## WORK TO COMPLETE
The answer must consist of every line from the entries below that contains the word "powf".

○ ○ ○ ○ ○

constexpr int ADAM_BLOCK = 256, VEC = 1;
template <bool POP = false>
__global__ void __launch_bounds__(ADAM_BLOCK) adam_kernel(float* __restrict__ p, float* __restrict__ g, float* __restrict__ m, float* __restrict__ v,
                                                   int64_t n, const double* __restrict__ partials, int n_partials, float lr, float eps, float max_norm,
                                                   float bc1, float bc2_sqrt, const ParamLayout L, const Packed k_, int zero_grad,
                                                   const int* __restrict__ step_counter, int host_step, const int* __restrict__ actor_extra,
                                                   unsigned r_partials, const float* __restrict__ hparams) {
  __shared__ float scale_s;
  const Packed k = POP ? packed_replica(k_, L, blockIdx.y) : k_;
  if constexpr (POP) {
    const unsigned o = blockIdx.y * (unsigned)n;
    p += o; g += o; m += o; v += o;
    partials += blockIdx.y * r_partials;
    if (hparams) {
      const float* e = hparams + blockIdx.y * (unsigned)HP_FIELDS;
      lr = e[HP_LR];
      eps = e[HP_EPS];
      max_norm = e[HP_MAX_NORM];
    }
  }
  const int64_t i0 = ((int64_t)blockIdx.x * ADAM_BLOCK + threadIdx.x) * VEC;
  float g_in[VEC], m_in[VEC], v_in[VEC], p_in[VEC];
#pragma unroll
  for (int j = 0; j < VEC; ++j) {
    const int64_t il = i0 + j < n ? i0 + j : n - 1;
    g_in[j] = g[il]; m_in[j] = m[il]; v_in[j] = v[il]; p_in[j] = p[il];
  }
  const int extra = *actor_extra;
  float base_step = (float)host_step;
  if (step_counter) base_step = (float)*step_counter;
  double s = 0.0;
  if (threadIdx.x < 64) {
    for (int q = threadIdx.x; q < n_partials; q += 64) s += partials[q];
    for (int off = 32; off > 0; off >>= 1) s += __shfl_xor(s, off);
  }
  if (threadIdx.x == 0) {
    const float norm = (float)sqrt(s);
    scale_s = max_norm > 0.f ? fminf(max_norm / (norm + 1e-6f), 1.f) : 1.f;
  }
  if (step_counter) {
    bc1 = 1.f - powf(0.9f, base_step);
    bc2_sqrt = sqrtf(1.f - powf(0.999f, base_step));
  }
  float bc1_a = bc1, bc2_sqrt_a = bc2_sqrt;
  if (extra != 0) {
    const float st = base_step + (float)extra;
    bc1_a = 1.f - powf(0.9f, st);
    bc2_sqrt_a = sqrtf(1.f - powf(0.999f, st));
  }
  __syncthreads();
  const float scale = scale_s;
  float pn[VEC], mn[VEC], vn[VEC];
#pragma unroll
  for (int j = 0; j < VEC; ++j) {
    const int64_t i = i0 + j;
    const bool actor = extra != 0 && ((i >= L.p_w1 && i < L.v_w1) || (i >= L.a_w && i < L.c_w));
    const float b1 = actor ? bc1_a : bc1, b2 = actor ? bc2_sqrt_a : bc2_sqrt;
    const float gi = g_in[j] * scale;
    mn[j] = 0.9f * m_in[j] + 0.1f * gi;
    vn[j] = 0.999f * v_in[j] + 0.001f * gi * gi;
    const float denom = sqrtf(vn[j]) / b2 + eps;
    pn[j] = p_in[j] - (lr / b1) * (mn[j] / denom);
  }
#pragma unroll
  for (int j = 0; j < VEC; ++j) {
    const int64_t i = i0 + j;
// ... 193 lines not shown
    const float pn = p_in - sh[1] * (mn / denom);
    m[i] = mn; v[i] = vn; p[i] = pn;
    pack_one(i, pn, L, k);
  }
}

__global__ void anchor_count_kernel(int* __restrict__ actor_extra) { *actor_extra += 1; }

#include "kp1_env_step.inc"
#include "kp1_eval_step.inc"
#include "kp1_mlp_tile.inc"
#include "kp1_mlp_fused.inc"

}

struct kp1_mlp {
  int device = 0, H = 0, Hp = 0, max_batch = 0;
  int K = 1;
  ParamLayout L;
  Packed k{};
  float* h1 = nullptr;
  float* h2 = nullptr;
  float* dz2 = nullptr;
  float* dz1 = nullptr;
  float* xf = nullptr;
  int bf16x3 = 0;
  unsigned short* sp_h1 = nullptr; unsigned short* sp_dz2 = nullptr; unsigned short* sp_dz1 = nullptr; unsigned short* sp_xf = nullptr;
  double* partials = nullptr;
  double* anchor_partials = nullptr;
  float* slab = nullptr;
  float* slab1 = nullptr;
  float* bslab = nullptr;
  float* hpart = nullptr;
  int n_finalize_blocks = 0;
  int* step_dev = nullptr;
  float* hparams_dev = nullptr;
  bool hparams_on = false;
  int last_s2_n = 0, last_s1_n = 0;
  int fused = 1;
  const float* last_params = nullptr;
  bool slab_stale = false;
  std::vector<void*> allocs;
  int profile = 0;
  struct ProfPair { hipEvent_t a, b; };
  std::vector<ProfPair> prof[KP1_MLP_PROFILE_SLOTS];
  int prof_used[KP1_MLP_PROFILE_SLOTS] = {0, 0, 0, 0};
};

namespace {
struct ProfSlotInFlight { hipEvent_t a = nullptr, b = nullptr; bool attached = false; };
thread_local ProfSlotInFlight tl_prof;

struct ProfScope {
  kp1_mlp* m; int slot; hipStream_t stream; bool on;
  ProfScope(kp1_mlp* m_, int slot_, hipStream_t s_) : m(m_), slot(slot_), stream(s_), on(m_->profile != 0) {
    if (!on) return;
    auto& v = m->prof[slot];
    if (m->prof_used[slot] >= (int)v.size()) {
      kp1_mlp::ProfPair p{};
      if (hipEventCreate(&p.a) != hipSuccess || hipEventCreate(&p.b) != hipSuccess) { on = false; return; }
      v.push_back(p);
    }
    tl_prof.a = v[m->prof_used[slot]].a;
    tl_prof.b = v[m->prof_used[slot]].b;
    tl_prof.attached = false;
  }
  ~ProfScope() {
    if (!on) return;
// ... 110 lines not shown
}

int launch_fused_infer_env(const FusedArgs& fa, int env_mode, hipStream_t stream) {
  const size_t bytes = sizeof(float) * FU_LDS_FLOATS;
  const dim3 grid((fa.n + FU_BM - 1) / FU_BM, 1, fa.value ? 2 : 1);
  if (env_mode == KP1_MODE_DOCK) {
    HIP_TRY(hipFuncSetAttribute((const void*)mlp_tile_kernel<false, 2, 2>, hipFuncAttributeMaxDynamicSharedMemorySize, (int)bytes));
    hipLaunchKernelGGL((mlp_tile_kernel<false, 2, 2>), grid, dim3(FU_NTH), bytes, stream, fa);
  } else {
    HIP_TRY(hipFuncSetAttribute((const void*)mlp_tile_kernel<false, 2, 1>, hipFuncAttributeMaxDynamicSharedMemorySize, (int)bytes));
    hipLaunchKernelGGL((mlp_tile_kernel<false, 2, 1>), grid, dim3(FU_NTH), bytes, stream, fa);
  }
  return KP1_OK;
}

int launch_fused_infer(const FusedArgs& fa, hipStream_t stream) {
  const size_t bytes = sizeof(float) * FU_LDS_FLOATS;
  const bool want_pi = fa.mean || fa.action || fa.clipped || fa.log_prob;
  if (!want_pi && !fa.value) return KP1_OK;
  FusedArgs f = fa;
  const bool both = want_pi && fa.value;
  if (!both) f.net_base = want_pi ? 0 : 1;
  const dim3 grid((fa.n + FU_BM - 1) / FU_BM, 1, both ? 2 : 1);
  if (fa.inp == 64) {
    HIP_TRY(hipFuncSetAttribute((const void*)mlp_tile_kernel<false, 2>, hipFuncAttributeMaxDynamicSharedMemorySize, (int)bytes));
    hipLaunchKernelGGL((mlp_tile_kernel<false, 2>), grid, dim3(FU_NTH), bytes, stream, f);
  } else {
    HIP_TRY(hipFuncSetAttribute((const void*)mlp_tile_kernel<false, 4>, hipFuncAttributeMaxDynamicSharedMemorySize, (int)bytes));
    hipLaunchKernelGGL((mlp_tile_kernel<false, 4>), grid, dim3(FU_NTH), bytes, stream, f);
  }
  return KP1_OK;
}

int launch_tn_frag(const TnFragArgs& t, hipStream_t stream) {
  if (t.n_chunks2 > 64 || t.n_chunks1 > 64) return fail(KP1_ERR_INVALID, "too many batch chunks for the partial-gradient slabs");
  const size_t bytes = sizeof(float) * TN_SPLIT_LDS_FLOATS;
  HIP_TRY(hipFuncSetAttribute((const void*)gemm_tn_split_kernel, hipFuncAttributeMaxDynamicSharedMemorySize, (int)bytes));
  KP1_LAUNCH(gemm_tn_split_kernel, dim3(32 * t.n_chunks2 + 16 * t.n_chunks1), dim3(256), bytes, stream, t);
  return KP1_OK;
}

int launch_forward_layers(kp1_mlp* m, const float* obs, int obs_stride, const int64_t* idx, int n, hipStream_t stream) {
  const int Hp = m->Hp, IN = m->L.IN, INP = m->L.INP;
  const int64_t act_stride = (int64_t)m->max_batch * Hp;
  GemmNT g{};
  g.reps = m->K;
  g.r_A = idx ? 0u : (unsigned)(n * obs_stride); g.r_gather = (unsigned)n;
  g.r_W = (unsigned)(2 * Hp * INP); g.r_bias = (unsigned)(2 * Hp); g.r_C = (unsigned)(2 * act_stride);
  g.A = obs; g.lda = obs_stride; g.strideA = 0; g.gather = idx;
  g.W = m->k.w1p; g.strideW = (int64_t)Hp * INP;
  g.bias = m->k.b1; g.strideBias = Hp;
  g.C = m->h1; g.ldc = Hp; g.strideC = act_stride;
  g.aux = nullptr; g.strideAux = 0; g.colsum = nullptr; g.strideColsum = 0;
  g.M = n; g.N = Hp; g.K = INP; g.Kreal = obs_stride >= INP ? INP : IN;
  int rc = launch_nt<EPI_BIAS_TANH>(g, stream);
  if (rc != KP1_OK) return rc;
  g.A = m->h1; g.lda = Hp; g.strideA = act_stride; g.gather = nullptr;
  g.r_A = (unsigned)(2 * act_stride); g.r_W = (unsigned)(2 * Hp * Hp);
  g.W = m->k.w2; g.strideW = (int64_t)Hp * Hp;
  g.bias = m->k.b2;
  g.C = m->h2;
  g.K = Hp; g.Kreal = Hp;
  rc = launch_nt<EPI_BIAS_TANH>(g, stream);
  if (rc != KP1_OK) return rc;
  HIP_TRY(kp1::launch_status());
  return KP1_OK;
}

}

namespace {
// ... 78 lines not shown
  m->H = hidden;
  m->L = make_layout(hidden, obs_dim);
  m->Hp = m->L.Hp;
  m->max_batch = (max_batch + 127) / 128 * 128;
  const int64_t Hp = m->Hp, mb = m->max_batch, INP = m->L.INP, K = m->K;
  auto alloc = [&](void** p, size_t bytes) -> int {
    if (hipMalloc(p, bytes) != hipSuccess) return fail(KP1_ERR_ALLOC, "hipMalloc failed in kp1_mlp_create");
    m->allocs.push_back(*p);
    return hipMemset(*p, 0, bytes) == hipSuccess ? KP1_OK : fail(KP1_ERR_NO_DEVICE, "hipMemset failed");
  };
  int rc = KP1_OK;
#define MLP_ALLOC(ptr, count) if (rc == KP1_OK) rc = alloc((void**)&(ptr), sizeof(*(ptr)) * (size_t)(count))
  MLP_ALLOC(m->k.w1p, K * 2 * Hp * INP);
  MLP_ALLOC(m->k.b1, K * 2 * Hp);
  MLP_ALLOC(m->k.w2, K * 2 * Hp * Hp);
  MLP_ALLOC(m->k.w2t, K * 2 * Hp * Hp);
  MLP_ALLOC(m->k.w1f, K * 2 * Hp * INP);
  MLP_ALLOC(m->k.w2f, K * 2 * Hp * Hp);
  MLP_ALLOC(m->k.w2tf, K * 2 * Hp * Hp);
  MLP_ALLOC(m->k.b2, K * 2 * Hp);
  MLP_ALLOC(m->k.w3, K * HEADS * Hp);
  MLP_ALLOC(m->k.b3, K * HEADS);
  MLP_ALLOC(m->k.log_std, K * HEADS);
  MLP_ALLOC(m->h1, K * 2 * mb * Hp);
  MLP_ALLOC(m->h2, K * 2 * mb * Hp);
  MLP_ALLOC(m->dz2, K * 2 * mb * Hp);
  MLP_ALLOC(m->dz1, K * 2 * mb * Hp);
  MLP_ALLOC(m->xf, mb * INP);
  MLP_ALLOC(m->partials, K * PARTIALS_STRIDE);
  if (Hp == 128) MLP_ALLOC(m->anchor_partials, K * ANCHOR_PARTIALS);
  MLP_ALLOC(m->slab, K * 64 * 2 * Hp * Hp);
  MLP_ALLOC(m->slab1, K * 64 * 2 * Hp * INP);
  MLP_ALLOC(m->step_dev, 4);
  if (K > 1) MLP_ALLOC(m->hparams_dev, K * HP_FIELDS);
  MLP_ALLOC(m->bslab, K * (mb / 32) * 2 * Hp);
  MLP_ALLOC(m->hpart, K * (mb / 32) * (10 * Hp + 32));
#undef MLP_ALLOC
  if (rc != KP1_OK) {
    kp1_mlp_destroy(m);
    return rc;
  }
  *out = m;
  return KP1_OK;
}
}

extern "C" {

int kp1_mlp_destroy(kp1_mlp* m) {
  if (!m) return KP1_OK;
  (void)hipSetDevice(m->device);
  (void)hipDeviceSynchronize();
  for (void* p : m->allocs) (void)hipFree(p);
  for (void* p : {(void*)m->sp_h1, (void*)m->sp_dz2, (void*)m->sp_dz1, (void*)m->sp_xf}) (void)hipFree(p);
  for (auto& v : m->prof)
    for (auto& pr : v) {
      (void)hipEventDestroy(pr.a);
      (void)hipEventDestroy(pr.b);
    }
  delete m;
  return KP1_OK;
}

○ ○ ○ ○ ○

## SOLUTION TO THE EXERCISE
    bc1 = 1.f - powf(0.9f, base_step);
    bc2_sqrt = sqrtf(1.f - powf(0.999f, base_step));
    bc1_a = 1.f - powf(0.9f, st);
    bc2_sqrt_a = sqrtf(1.f - powf(0.999f, st));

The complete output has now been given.